Their great limitation on a battlefield was their terribly slow rate of fire compared to smoothbore muskets. That was the reason that professional armies generally used muskets. Wilhelm had heard that the Americans had introduced a method for rapidly rearming front-loading muskets. It involved something called a Minié ball. But he'd never seen one and had no real idea how it was done.

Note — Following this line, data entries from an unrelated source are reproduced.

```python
class RayTracer:

    def __init__(self, params, r_profile, ne_profile, te_profile, beam_norm=None, device=None):
        if not torch.cuda.is_available():
            raise RuntimeError("RayTracer needs a HIP device (no CPU fallback)")
        self.device = torch.device("cuda", torch.cuda.current_device()) if device is None \
            else torch.device(device)
        self.gpu = self.device.index if self.device.index is not None else torch.cuda.current_device()
        self.params = params.copy()
        self.derived = api.derive(self.params)
        if beam_norm is None:
            beam_norm = api.omega60_beam_norm()[: self.params.nbeams]
        beam_norm = np.ascontiguousarray(beam_norm, dtype=np.float64).reshape(-1, 3)
        if beam_norm.shape[0] != self.params.nbeams:
            raise ValueError("beam_norm has %d rows, params.nbeams=%d" % (beam_norm.shape[0], self.params.nbeams))
        phase_r, pow_r = api.host_power_table()
        bbeam = api.host_beam_trig(beam_norm)
# ... 269 lines not shown
        self.launch_p = p.copy(beam_lo=0, beam_hi=p.nbeams, shard_index=si, shard_count=sc,
                               edep_zpitch=zp if pad_rows else 0)
        self.passes = 0

    def run_pass(self, timed=False):
        tr, d, b = self.tr, self.tr.derived, self.passes % 2
        self.passes += 1
        with torch.cuda.stream(self.s_prep[b]):
            sp = self.s_prep[b].cuda_stream
            if self.ev_trace[b] is not None:
                self.s_prep[b].wait_event(self.ev_trace[b])
            if self.work[b] is not None:
                self.work[b].wait()
                self.work[b] = None
            self.grids[b].zero_()
            api.prepare_plasma(self.ctx[b], self.launch_p, tr.d_te, tr.d_r, tr.d_ne, d.xconst, d.yconst, d.zconst, sp)
            self.ev_prep[b].record()
        with torch.cuda.stream(self.s_trace[b]):
            st = self.s_trace[b].cuda_stream
            self.s_trace[b].wait_event(self.ev_prep[b])
            if timed:
                e0, e1 = torch.cuda.Event(enable_timing=True), torch.cuda.Event(enable_timing=True)
                e0.record()
            api.trace_nodes(0, d.nindices, None, None, self.grids[b], tr.d_bbeam_norm, tr.d_beam_norm, tr.d_pow_r,
                            tr.d_phase_r, d.xconst, d.yconst, d.zconst, self.launch_p, self.ctx[b], st)
            if timed:
                e1.record()
                self.kernel_events.append((e0, e1))
            consumed, self.ev_consumed[b] = self.ev_consumed[b], None
            if consumed is not None:
                self.s_trace[b].wait_event(consumed)
# ... 755 lines not shown
```
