@@ -1309,28 +1328,33 @@
       kk[j] = sk[rc];
       gg[j] = sg[rc];
     }
-    for (int r0 = 0; r0 < nrows; r0 += RU * R) {
-      double2 u0[RU], u1[RU];
-#pragma unroll
-      for (int j = 0; j < RU; ++j) {
-        if (LQ_DIAG_NOROWLDS) {
-          u0[j] = make_double2(1e-3 * kk[j], 1e-3);
-          u1[j] = make_double2(2e-3 * kk[j], 1e-3);
-        } else {
-          u0[j] = s_ab[kk[j] * NS + col];
-          u1[j] = V == 2 ? s_ab[kk[j] * NS + (N >> 1) + col] : make_double2(0.0, 0.0);
+    auto batches = [&](auto full_t, auto fast_t, const int rb, const int re) {
+      constexpr bool FULL = decltype(full_t)::value, FAST = decltype(fast_t)::value;
+      for (int r0 = rb; r0 < re; r0 += RU * R) {
+        double2 u0[RU], u1[RU];
+#pragma unroll
+        for (int j = 0; j < RU; ++j) {
+          if (LQ_DIAG_NOROWLDS) {
+            u0[j] = make_double2(1e-3 * kk[j], 1e-3);
+            u1[j] = make_double2(2e-3 * kk[j], 1e-3);
+          } else {
+            const lds_d2v p0 = sab[kk[j] * NS + col];
+            u0[j] = make_double2(p0.x, p0.y);
+            u1[j] = make_double2(0.0, 0.0);
+            if (V == 2) {
+              const lds_d2v p1 = sab[kk[j] * NS + (N >> 1) + col];
+              u1[j] = make_double2(p1.x, p1.y);
+            }
+          }
         }
-      }
-      int kn[RU];
-      double gn[RU];
-#pragma unroll
-      for (int j = 0; j < RU; ++j) {
-        const int rc = min(r0 + (RU + j) * R + rr, nrows - 1);
-        kn[j] = sk[rc];
-        gn[j] = sg[rc];
-      }
-      auto rows = [&](auto full_t, auto fast_t) {
-        constexpr bool FULL = decltype(full_t)::value, FAST = decltype(fast_t)::value;
+        int kn[RU];
+        double gn[RU];
+#pragma unroll
+        for (int j = 0; j < RU; ++j) {
+          const int rc = min(r0 + (RU + j) * R + rr, nrows - 1);
+          kn[j] = sk[rc];
+          gn[j] = sg[rc];
+        }
 #pragma unroll
         for (int j = 0; j < RU; ++j) {
           const double x0 = clampw(fma(u0[j].y, gg[j], u0[j].x), wm);
@@ -1351,27 +1375,37 @@
             }
           }
         }
-      };
-      using T_ = std::true_type;
-      using F_ = std::false_type;
-      bool full = r0 + RU * R <= nrows;
-      if constexpr (CLOSE) {
+#pragma unroll
+        for (int j = 0; j < RU; ++j) {
+          kk[j] = kn[j];
+          gg[j] = gn[j];
+        }
+      }
+    };
+    using T_ = std::true_type;
+    using F_ = std::false_type;
+    if constexpr (CLOSE) {
+      for (int r0 = 0; r0 < nrows; r0 += RU * R) {
         bool drop = false;
 #pragma unroll
         for (int j = 0; j < RU; ++j) drop |= kk[j] == ZD;
-        full = full && !__any(drop);
-      }
-      if (full) {
-        if (fast) rows(T_{}, T_{});
-        else rows(T_{}, F_{});
+        const bool full = r0 + RU * R <= nrows && !__any(drop);
+        if (full) {
+          if (fast) batches(T_{}, T_{}, r0, r0 + 1);
+          else batches(T_{}, F_{}, r0, r0 + 1);
+        } else {
+          if (fast) batches(F_{}, T_{}, r0, r0 + 1);
+          else batches(F_{}, F_{}, r0, r0 + 1);
+        }
+      }
+    } else {
+      const int nfull = nrows - nrows % (RU * R);
+      if (fast) {
+        batches(T_{}, T_{}, 0, nfull);
+        if (nfull < nrows) batches(F_{}, T_{}, nfull, nrows);
       } else {
-        if (fast) rows(F_{}, T_{});
-        else rows(F_{}, F_{});
-      }
-#pragma unroll
-      for (int j = 0; j < RU; ++j) {
-        kk[j] = kn[j];
-        gg[j] = gn[j];
+        batches(T_{}, F_{}, 0, nfull);
+        if (nfull < nrows) batches(F_{}, F_{}, nfull, nrows);
       }
     }
     if (any_inv && aw) {
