# Ray0089/geometric-aware-dense-matching

Hardware: AMD Instinct MI355X
Metric: rgbd_crops_per_sec_geomatch_fwd (higher is better)
Workload: dtype bf16x3/f32acc

## Files before the change

geometric_aware_dense_matching_amd/csrc/gdm_common.h:

```cpp
#pragma once
#include <hip/hip_runtime.h>
#include <stdint.h>
#include <stdio.h>
#include <stdarg.h>
#include "../../include/gdm.h"

void gdm_set_error(const char* fmt, ...);

#define GDM_CHECK_ARG(cond, ...)                   \
    do {                                           \
        if (!(cond)) {                             \
            gdm_set_error(__VA_ARGS__);            \
            return GDM_EINVAL;                     \
        }                                          \
    } while (0)

#define GDM_HIP(call)                                                              \
    do {                                                                           \
        hipError_t _e = (call);                                                    \
        if (_e != hipSuccess) {                                                    \
            gdm_set_error("%s failed: %s", #call, hipGetErrorString(_e));          \
            return (int)_e;                                                        \
        }                                                                          \
    } while (0)

static inline int gdm_launch_status(const char* what)
{
    hipError_t e = hipGetLastError();
    if (e != hipSuccess) {
        gdm_set_error("launch of %s failed: %s", what, hipGetErrorString(e));
        return (int)e;
    }
    return 0;
}

static inline int gdm_cdiv(long a, long b) { return (int)((a + b - 1) / b); }

#ifdef __cplusplus
#include <type_traits>
template <int N, int I = 0, class F>
static inline void gdm_dispatch_int(int v, F&& f)
{
    if constexpr (I + 1 < N) {
        if (v != I) return gdm_dispatch_int<N, I + 1>(v, f);
    }
    f(std::integral_constant<int, I>{});
}
template <class F>
static inline void gdm_dispatch_bool(bool v, F&& f)
{
    if (v) f(std::true_type{});
    else f(std::false_type{});
}

template <auto Kernel>
static inline void gdm_allow_lds(int bytes)
{
    static const hipError_t once = hipFuncSetAttribute((const void*)Kernel, hipFuncAttributeMaxDynamicSharedMemorySize, bytes);
    (void)once;
}
#endif

#ifdef __HIPCC__
typedef __attribute__((ext_vector_type(2))) float gdm_f32x2;
typedef __attribute__((ext_vector_type(2))) __bf16 gdm_bf16x2;
typedef __attribute__((ext_vector_type(16))) float gdm_f32x16;
typedef __attribute__((ext_vector_type(4))) float gdm_f32x4;
typedef __attribute__((ext_vector_type(8))) __bf16 gdm_bf16x8;
typedef __attribute__((ext_vector_type(4))) unsigned gdm_u32x4;
template <int ROWB>
__device__ __forceinline__ int gdm_swz(int row, int ch) { return row * ROWB + (((ch & 16) | ((ch ^ row) & 15)) << 4); }
__device__ __forceinline__ unsigned gdm_bf16_pk(float a, float b)
{
    const gdm_f32x2 v = {a, b};
    return __builtin_bit_cast(unsigned, __builtin_convertvector(v, gdm_bf16x2));
}
__device__ __forceinline__ void gdm_split2(float a, float b, unsigned& hi, unsigned& lo)
{
    hi = gdm_bf16_pk(a, b);
    lo = gdm_bf16_pk(a - __uint_as_float(hi << 16), b - __uint_as_float(hi & 0xffff0000u));
}
__device__ __forceinline__ void gdm_split8(const float (&v)[8], gdm_u32x4& hi, gdm_u32x4& lo)
{
#pragma unroll
    for (int j = 0; j < 4; ++j) {
        unsigned h, l;
        gdm_split2(v[2 * j], v[2 * j + 1], h, l);
        hi[j] = h, lo[j] = l;
    }
// ... 5 lines not shown
```

geometric_aware_dense_matching_amd/csrc/gdm_pointwise.hip:

```cpp
#include "gdm_common.h"
#include <stdlib.h>

namespace {

constexpr int PT = 64, XS = 68;
constexpr int MAXSEG = 4;

struct PwSegDev {
    const float* x;
    const int32_t* idx;
    int C, n_src;
};

struct PwArgs {
    PwSegDev seg[MAXSEG];
    int nseg;
    const float* wt;
    long wks, wcs;
    const float* scale;
    const float* shift;
    float* out;
    int n, Cout, outC, out_c0, point_major, act, K;
    float slope;
    long total;
// ... 497 lines not shown
    }
}
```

For an ambush like this, however—with Kresse and his men in hot pursuit of the enemy—the villagers didn't really need to worry much about reloading quickly.
* * *
Wilhelm Kuefer had participated in many fights under Kresse's command. He knew Georg would launch a savage assault on the deserter camp just as dawn was breaking. Then, as the panicked band of mercenaries tried to escape, he would harry them relentlessly—always keeping them to the road and not letting them veer off into the countryside.
The road would seem like the safest escape route, anyway. So, they'd follow it for two hours after the initial assault—well over six miles of a mountain "road" that was more in the way of a trail for pasturing cows. By the time they arrived at the ambush site where Kuefer and his cannon and militiamen were waiting, they'd be exhausted as well as terrified.
When the first deserters appeared around the bend, the militiamen began shooting them down. But, at Kuefer's prior orders, only a handful of them were firing, their best marksmen, and they were not firing volleys. Their fire was deadly because of its accuracy, but it wouldn't seem to the deserters that they were facing a sizeable opponent. Just some mountaineers trying to defend a local village; at worst, a small number of skirmishers from the same partisan group who'd attacked them.